Mastering SIP: How to grow your wealth with smart systematic investment planning

Not so long ago, holding a fixed deposit account, purchasing insurance, or purchasing gold were the only ways for the average person to accumulate money. All of these were wise decisions, but they all grew slowly and occasionally in the wrong direction. Since the introduction of SIP, investment in mutual funds has increased dramatically during the past couple of years. You can grow your wealth if you invest in Systematic Investment Plans with a proper investment strategy. SIPs support long-term wealth accumulation and financial discipline. With SIPs, you can begin small and develop a corpus progressively in a methodical and deliberate manner.

A systematic approach to investing (SIP) entails setting aside a small, pre-determined sum of money for market investments on a regular basis. The SIP route is the favoured method of investing in mutual funds because it enables you to participate in the market while better-limiting risk.

The benefits of SIP:

  • Disciplined investing- The first and arguably greatest benefit of having a SIP is that it fosters discipline. You no longer have to wait long to get a sizeable sum of money for investing. With the use of compounding power, you can start modestly, say with just Rs. 500 per month, and amass money.
  • Ease of investing- SIPs provide investors with a great deal of convenience. All of the work is done upfront when selecting a mutual fund, deciding on a monthly cap, selecting an auto-debit date, etc. You may sit back and watch your money rise once all of this is finished.
  • Rupee cost averaging- A fluctuating market is the primary source of risk for the majority of assets. Your profits frequently decrease as the market shifts into a bearish phase. SIPs take care of this danger. This is accomplished with the use of a unique benefit known as rupee cost averaging. When the market is rising, you buy fewer units of the fund, and when it is falling, you buy fewer units of the same. This is known as rupee cost averaging. It enables you to average out your NAV in a turbulent market.
  • Flexibility- Another essential component of SIPs is flexibility. It allows for the monthly payment or tenure to be changed or modified as needed.

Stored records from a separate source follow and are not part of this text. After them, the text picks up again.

template <int DT>
__global__ __launch_bounds__(256) void attn_bwd_dq_kernel(const uint16_t* __restrict__ Q, long qsb, long qsr,
                                                          const uint16_t* __restrict__ dO, const uint16_t* __restrict__ O,
                                                          long osb, long osr, const unsigned char* __restrict__ Kr,
                                                          const unsigned char* __restrict__ Vr,
                                                          const unsigned char* __restrict__ Kt,
                                                          const float* __restrict__ lse2, float* __restrict__ delta,
                                                          uint16_t* __restrict__ dQ, long dsb, long dsr, int heads, int Nq,
                                                          int Nkv, int nblk, int nqpad, float scale, int pheads) {
  using E = Elem<DT>;
  using vec8 = typename E::vec8;
  constexpr int STAGE = 6 * kPackBlock;
  __shared__ __attribute__((aligned(16))) unsigned char smem[2 * STAGE];
  const int lane = threadIdx.x & 63, wave = threadIdx.x >> 6, g = lane >> 5, col = lane & 31;
  const int bh = blockIdx.y, b = bh / heads, hd = bh % heads;
  const int q = blockIdx.x * 128 + wave * 32 + col;
  const bool ok = q < Nq;
  const float c = scale * kLog2e;

  vec8 qf[4], gf[4];
  load_row_frags<DT>(Q + (long)b * qsb + hd * 64, qsr, q, Nq, g, qf);
  load_row_frags<DT>(dO + (long)b * osb + hd * 64, osr, q, Nq, g, gf);
  float dl = 0.f;
  {
    vec8 of[4];
    load_row_frags<DT>(O + (long)b * osb + hd * 64, osr, q, Nq, g, of);
#pragma unroll
    for (int kk = 0; kk < 4; ++kk)
#pragma unroll
      for (int e = 0; e < 8; ++e) dl += (float)gf[kk][e] * (float)of[kk][e];
    dl = half_sum(dl);
  }
  const float ls = (q < nqpad) ? lse2[(long)bh * nqpad + q] : 0.f;
  if (g == 0 && q < nqpad) delta[(long)bh * nqpad + q] = ok ? dl : 0.f;
#pragma unroll
  for (int kk = 0; kk < 4; ++kk) {
    pin_loaded(qf[kk]);
    pin_loaded(gf[kk]);
  }
  pin_loaded(ls);

  const long pbase = (long)(b * pheads + hd) * nblk * kPackBlock;
  const int nst = nblk / 2;
  auto issue = [&](int st, int buf) {
    unsigned char* dst = smem + buf * STAGE;
#pragma unroll
    for (int u = 0; u < 2; ++u) {
      const int piece = wave * 2 + u;
      const long off = pbase + (long)st * 2 * kPackBlock + piece * 1024 + lane * 16;
      lds_dma16(Kr + off, dst + piece * 1024);
      lds_dma16(Vr + off, dst + 2 * kPackBlock + piece * 1024);
      lds_dma16(Kt + off, dst + 4 * kPackBlock + piece * 1024);
    }
  };

  f32x16 dq[2];
#pragma unroll
  for (int r = 0; r < 16; ++r) dq[0][r] = dq[1][r] = 0.f;

  issue(0, 0);
  wait_dma_all();
  wg_barrier();
// ... 13 lines not shown
        const int kb = idx >> 3, kk = (idx >> 1) & 3;
        return *(const vec8*)(base + ((idx & 1) * 2 + kb) * kPackBlock + ((2 * kk + g) * 32 + col) * 16);
      };
#pragma unroll
      for (int idx = 0; idx < 4; ++idx) fr[idx] = frag(idx);
      __builtin_amdgcn_sched_barrier(0);
#pragma unroll
      for (int idx = 0; idx < 16; ++idx) {
        const int kb = idx >> 3, kk = (idx >> 1) & 3;
        if (idx & 1) dpacc[kb] = E::mma(fr[idx & 3], gf[kk], dpacc[kb]);
        else sacc[kb] = E::mma(fr[idx & 3], qf[kk], sacc[kb]);
        if (idx + 4 < 16) fr[idx & 3] = frag(idx + 4);
        __builtin_amdgcn_sched_barrier(0);
      }
    }
    vec8 ktf[4];
    auto ktfrag = [&](int idx) {
      const unsigned char* kq = base + (4 + (idx >> 2)) * kPackBlock + ((idx & 1) * 32 + col) * 8;
      const int m = (idx >> 1) & 1;
      return join8<DT>(*(const u32x2*)(kq + (4 * m + g) * 512), *(const u32x2*)(kq + (4 * m + 2 + g) * 512));
    };
#pragma unroll
    for (int idx = 0; idx < 4; ++idx) ktf[idx] = ktfrag(idx);
    __builtin_amdgcn_sched_barrier(0);
    float ds[2][16];
#pragma unroll
    for (int kb = 0; kb < 2; ++kb)
#pragma unroll
      for (int r = 0; r < 16; ++r)
        ds[kb][r] = __builtin_amdgcn_exp2f(__builtin_fmaf(sacc[kb][r], c, -ls)) * (dpacc[kb][r] - dl);
    if (key0 + 64 > Nkv) {
      asm volatile("; padded keys" ::: "memory");
#pragma unroll
      for (int kb = 0; kb < 2; ++kb)
#pragma unroll
        for (int r = 0; r < 16; ++r)
          if (key0 + kb * 32 + (r & 3) + 8 * (r >> 2) + 4 * g >= Nkv) ds[kb][r] = 0.f;
    }
    {
      vec8 sb[2][2];
      to_operands<DT>(ds[0], sb[0]);
      to_operands<DT>(ds[1], sb[1]);
#pragma unroll
      for (int idx = 0; idx < 8; ++idx) {
        dq[idx & 1] = E::mma(ktf[idx & 3], sb[idx >> 2][(idx >> 1) & 1], dq[idx & 1]);
        if (idx + 4 < 8) ktf[idx & 3] = ktfrag(idx + 4);
        __builtin_amdgcn_sched_barrier(0);
      }
    }
    wait_dma_all();
    wg_barrier();
  }
  store_rows64<DT>(dq, scale, dQ + (long)b * dsb + (long)(ok ? q : 0) * dsr + hd * 64, ok, g);
}

template <int DT, int NS>
__global__ __launch_bounds__(512) void attn_bwd_dkv_kernel(const uint16_t* __restrict__ K, const uint16_t* __restrict__ V,
                                                           long ksb, long ksr, const unsigned char* __restrict__ Qr,
                                                           const unsigned char* __restrict__ Qt,
                                                           const unsigned char* __restrict__ Gr,
                                                           const unsigned char* __restrict__ Gt,
                                                           const float* __restrict__ lse2, const float* __restrict__ delta,
                                                           float* __restrict__ accT, int heads, int Nq, int Nkv, int nqblk,
                                                           int nqpad, int nkpad, int blocks_per_chunk, float scale,
                                                           long chunk_stride = 0) {
  using E = Elem<DT>;
  using vec8 = typename E::vec8;
  constexpr int STATS = 4 * kPackBlock;
  constexpr int STAGE = STATS + 256;
  __shared__ __attribute__((aligned(16))) unsigned char smem[NS * STAGE];
  const int lane = threadIdx.x & 63, wave = threadIdx.x >> 6, g = lane >> 5, col = lane & 31;
  const int bh = blockIdx.z, b = bh / heads, hd = bh % heads;
  const int key = blockIdx.x * 256 + wave * 32 + col;
  const bool wave_live = blockIdx.x * 256 + wave * 32 < Nkv;
  const bool kok = key < Nkv;
  const float c = scale * kLog2e;

  vec8 kf[4], vf[4];
  load_row_frags<DT>(K + (long)b * ksb + hd * 64, ksr, key, Nkv, g, kf);
  load_row_frags<DT>(V + (long)b * ksb + hd * 64, ksr, key, Nkv, g, vf);
#pragma unroll
  for (int kk = 0; kk < 4; ++kk) {
    pin_loaded(kf[kk]);
    pin_loaded(vf[kk]);
  }

  const int qb0 = blockIdx.y * blocks_per_chunk;
  const int nst = min(qb0 + blocks_per_chunk, nqblk) - qb0;
  const long pbase = (long)bh * nqblk * kPackBlock;
  const float* stat_src = (g == 0 ? lse2 : delta) + (long)bh * nqpad + col;
  auto issue = [&](int qb, int buf) {
    unsigned char* dst = smem + buf * STAGE;
    const long off = pbase + (long)qb * kPackBlock + (wave & 3) * 1024 + lane * 16;
    if (wave < 4) {
      lds_dma16(Qr + off, dst + (wave & 3) * 1024);
      lds_dma16(Gr + off, dst + kPackBlock + (wave & 3) * 1024);
    } else {
      lds_dma16(Qt + off, dst + 2 * kPackBlock + (wave & 3) * 1024);
      lds_dma16(Gt + off, dst + 3 * kPackBlock + (wave & 3) * 1024);
    }
    if (wave == 0) lds_dma4(stat_src + qb * 32, dst + STATS);
  };

  f32x16 dk[2], dv[2];
#pragma unroll
  for (int r = 0; r < 16; ++r) dk[0][r] = dk[1][r] = dv[0][r] = dv[1][r] = 0.f;

#pragma unroll
  for (int s = 0; s < NS - 1; ++s)
    if (s < nst) issue(qb0 + s, s);
  for (int i = 0; i < nst; ++i) {
    if (NS == 2 || i + NS - 2 >= nst) wait_dma_all();
    else if (wave == 0) wait_dma_upto<(NS - 2) * 3>();
    else wait_dma_upto<(NS - 2) * 2>();
    wg_barrier();
    if (i + NS - 1 < nst) issue(qb0 + i + NS - 1, (i + NS - 1) % NS);
    if (wave_live) {
      const unsigned char* base = smem + (i % NS) * STAGE;
// ... 18 lines not shown
        for (int idx = 0; idx < 8; ++idx) {
          if (idx & 1) dp = E::mma(fr[idx & 3], vf[idx >> 1], dp);
          else s = E::mma(fr[idx & 3], kf[idx >> 1], s);
          if (idx + 4 < 8) fr[idx & 3] = frag(idx + 4);
          __builtin_amdgcn_sched_barrier(0);
        }
      }
      vec8 tf[4];
      auto tfrag = [&](int idx) {
        const int m = idx >> 2, db = (idx >> 1) & 1;
        const unsigned char* pq = base + (2 + ((idx & 1) ^ 1)) * kPackBlock + (db * 32 + col) * 8;
        return join8<DT>(*(const u32x2*)(pq + (4 * m + g) * 512), *(const u32x2*)(pq + (4 * m + 2 + g) * 512));
      };
#pragma unroll
      for (int idx = 0; idx < 4; ++idx) tf[idx] = tfrag(idx);
      __builtin_amdgcn_sched_barrier(0);
      float p[16], ds[16];
#pragma unroll
      for (int r = 0; r < 16; ++r) {
        float pr = __builtin_amdgcn_exp2f(__builtin_fmaf(s[r], c, -l4[r >> 2][r & 3]));
        if (!kok) pr = 0.f;
        p[r] = pr;
        ds[r] = pr * (dp[r] - d4[r >> 2][r & 3]);
      }
      vec8 pb[2], sb[2];
      to_operands<DT>(p, pb);
      to_operands<DT>(ds, sb);
#pragma unroll
      for (int idx = 0; idx < 8; ++idx) {
        const int m = idx >> 2, db = (idx >> 1) & 1;
        if (idx & 1) dk[db] = E::mma(tf[idx & 3], sb[m], dk[db]);
        else dv[db] = E::mma(tf[idx & 3], pb[m], dv[db]);
        if (idx + 4 < 8) tf[idx & 3] = tfrag(idx + 4);
        __builtin_amdgcn_sched_barrier(0);
      }
    }
  }
  if (kok) {
    float* ak = accT + (long)blockIdx.y * chunk_stride + (long)bh * 2 * 64 * nkpad + key;
    float* av = ak + (long)64 * nkpad;
#pragma unroll
    for (int db = 0; db < 2; ++db)
#pragma unroll
      for (int r = 0; r < 16; ++r) {
        const int d = db * 32 + (r & 3) + 8 * (r >> 2) + 4 * g;
        if (chunk_stride != 0) {
          ak[(long)d * nkpad] = dk[db][r] * scale;
          av[(long)d * nkpad] = dv[db][r];
        } else {
          atomicAdd(ak + (long)d * nkpad, dk[db][r] * scale);
          atomicAdd(av + (long)d * nkpad, dv[db][r]);
        }
      }
  }
}

template <int DT>
__global__ __launch_bounds__(256) void attn_dkv_finish_kernel(const float* __restrict__ accT, uint16_t* __restrict__ dkv,
                                                              int heads, int Nkv, int nkpad, long total, int chunks = 1,
                                                              long chunk_stride = 0) {
  using S = typename Elem<DT>::scalar;
  const long i = (long)blockIdx.x * 256 + threadIdx.x;
  if (i >= total) return;
  const int d = (int)(i & 63);
  long r = i >> 6;
  const int hd = (int)(r % heads);
  r /= heads;
  const int which = (int)(r & 1);
  r >>= 1;
  const int key = (int)(r % Nkv);
  const int b = (int)(r / Nkv);
  const float* p = accT + (((long)(b * heads + hd) * 2 + which) * 64 + d) * nkpad + key;
  float v = p[0];
  for (int c = 1; c < chunks; ++c) v += p[(long)c * chunk_stride];
  const S o = (S)v;
  dkv[i] = __builtin_bit_cast(uint16_t, o);
}

}

extern "C" {

using namespace rfn;

#define ATTN_DT_OK(dt) RFN_REQUIRE((dt) == 1 || (dt) == 2, "attention: dtype %d (1 = bf16, 2 = f16)", (dt))

int rfn_attn_pack(const void* src, long batch_stride, long row_stride, int B, int heads, int nrows, int nblk, void* rpack,
                  void* tpack, const void* src2, void* rpack2, void* tpack2, rfn_stream_t stream) {
  RFN_REQUIRE(src && (rpack || tpack), "attn_pack: null pointer");
  RFN_REQUIRE(src2 == nullptr || rpack2 || tpack2, "attn_pack: second tensor without outputs");
  RFN_REQUIRE(B > 0 && heads > 0 && nrows > 0 && nblk * 32 >= nrows, "attn_pack: B=%d heads=%d rows=%d nblk=%d", B, heads,
              nrows, nblk);
  RFN_REQUIRE(row_stride % 8 == 0 && batch_stride % 8 == 0, "attn_pack: strides must be multiples of 8 elements");
  dim3 grid(nblk, B * heads, src2 ? 2 : 1);
  hipLaunchKernelGGL(attn_pack_kernel, grid, dim3(256), 0, (hipStream_t)stream, (const uint16_t*)src,
                     (const uint16_t*)src2, batch_stride, row_stride, heads, nrows, nblk, (unsigned char*)rpack,
                     (unsigned char*)tpack, (unsigned char*)rpack2, (unsigned char*)tpack2);
  return check_launch("attn_pack");
}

Mutual Fund SIP Calculator

Mutual fund SIP calculator is a tool that assist you how to start investing in mutual funds with a least amount of money. Using a certain investing plan, the mutual fund calculator helps investors calculate their returns and the future value of an investment. For their investments, mutual fund investors should ideally adopt a goal-oriented strategy.

How does a SIP work?

The investment amount will be routinely deducted from your bank account after you apply for a SIP. This sum will be put towards the mutual funds that you bought. Therefore, more units are added to your account with each SIP investment.

When to invest in a SIP?

Each investor will have a different time frame for starting a SIP. However, each investor must consider their long-term objectives before selecting the strategy.

SIP – the power of compounding:

Thanks to SIP, you have the advantage of being able to start investing with a small sum and increase your wealth. The secret is to invest right away rather than delaying until you have a sizable chunk of money.

A and B, two pals, will serve as an example. ‘A’ intended to begin investing when he was 25 with barely Rs. 2,000 per month. B made the decision to delay investing until he was 35, when he would have had more time to save up some money.

Assume they opted to invest in the same equities fund. They received a 10% return and decided to withdraw when they reached the age of 52 and retired. This meant that B’s money lasted 17 years, and A’s money was invested for 27 years. B would only receive Rs. 16.31 lakh, while A would receive Rs. 33.19 lakh by the end of their respective contracts.

Like B, the majority of investors believe that a larger investment guarantees a larger corpus and waste time by not taking advantage of compounding.

Steps to invest in a SIP:

  • Determine your risk appetite- Knowing your risk tolerance is the first step. You can invest in low-risk mutual fund schemes if your financial obligations are greater. But you can also make significant returns if you enjoy taking on a lot of risks.
  • Decide your investment goal- Your investment goal is among the most crucial factors to take into account when making a SIP investment. Your investing objective might assist you in selecting the best mutual fund strategy. As a result, it can also aid in your financial success.
  • Select the right fund- You must put money into mutual fund schemes that will enable you to meet your financial goal. You may consider funds like Canara Robeco Conservative Hybrid Fund. When choosing a fund, consider your investment objective, risk tolerance, and performance.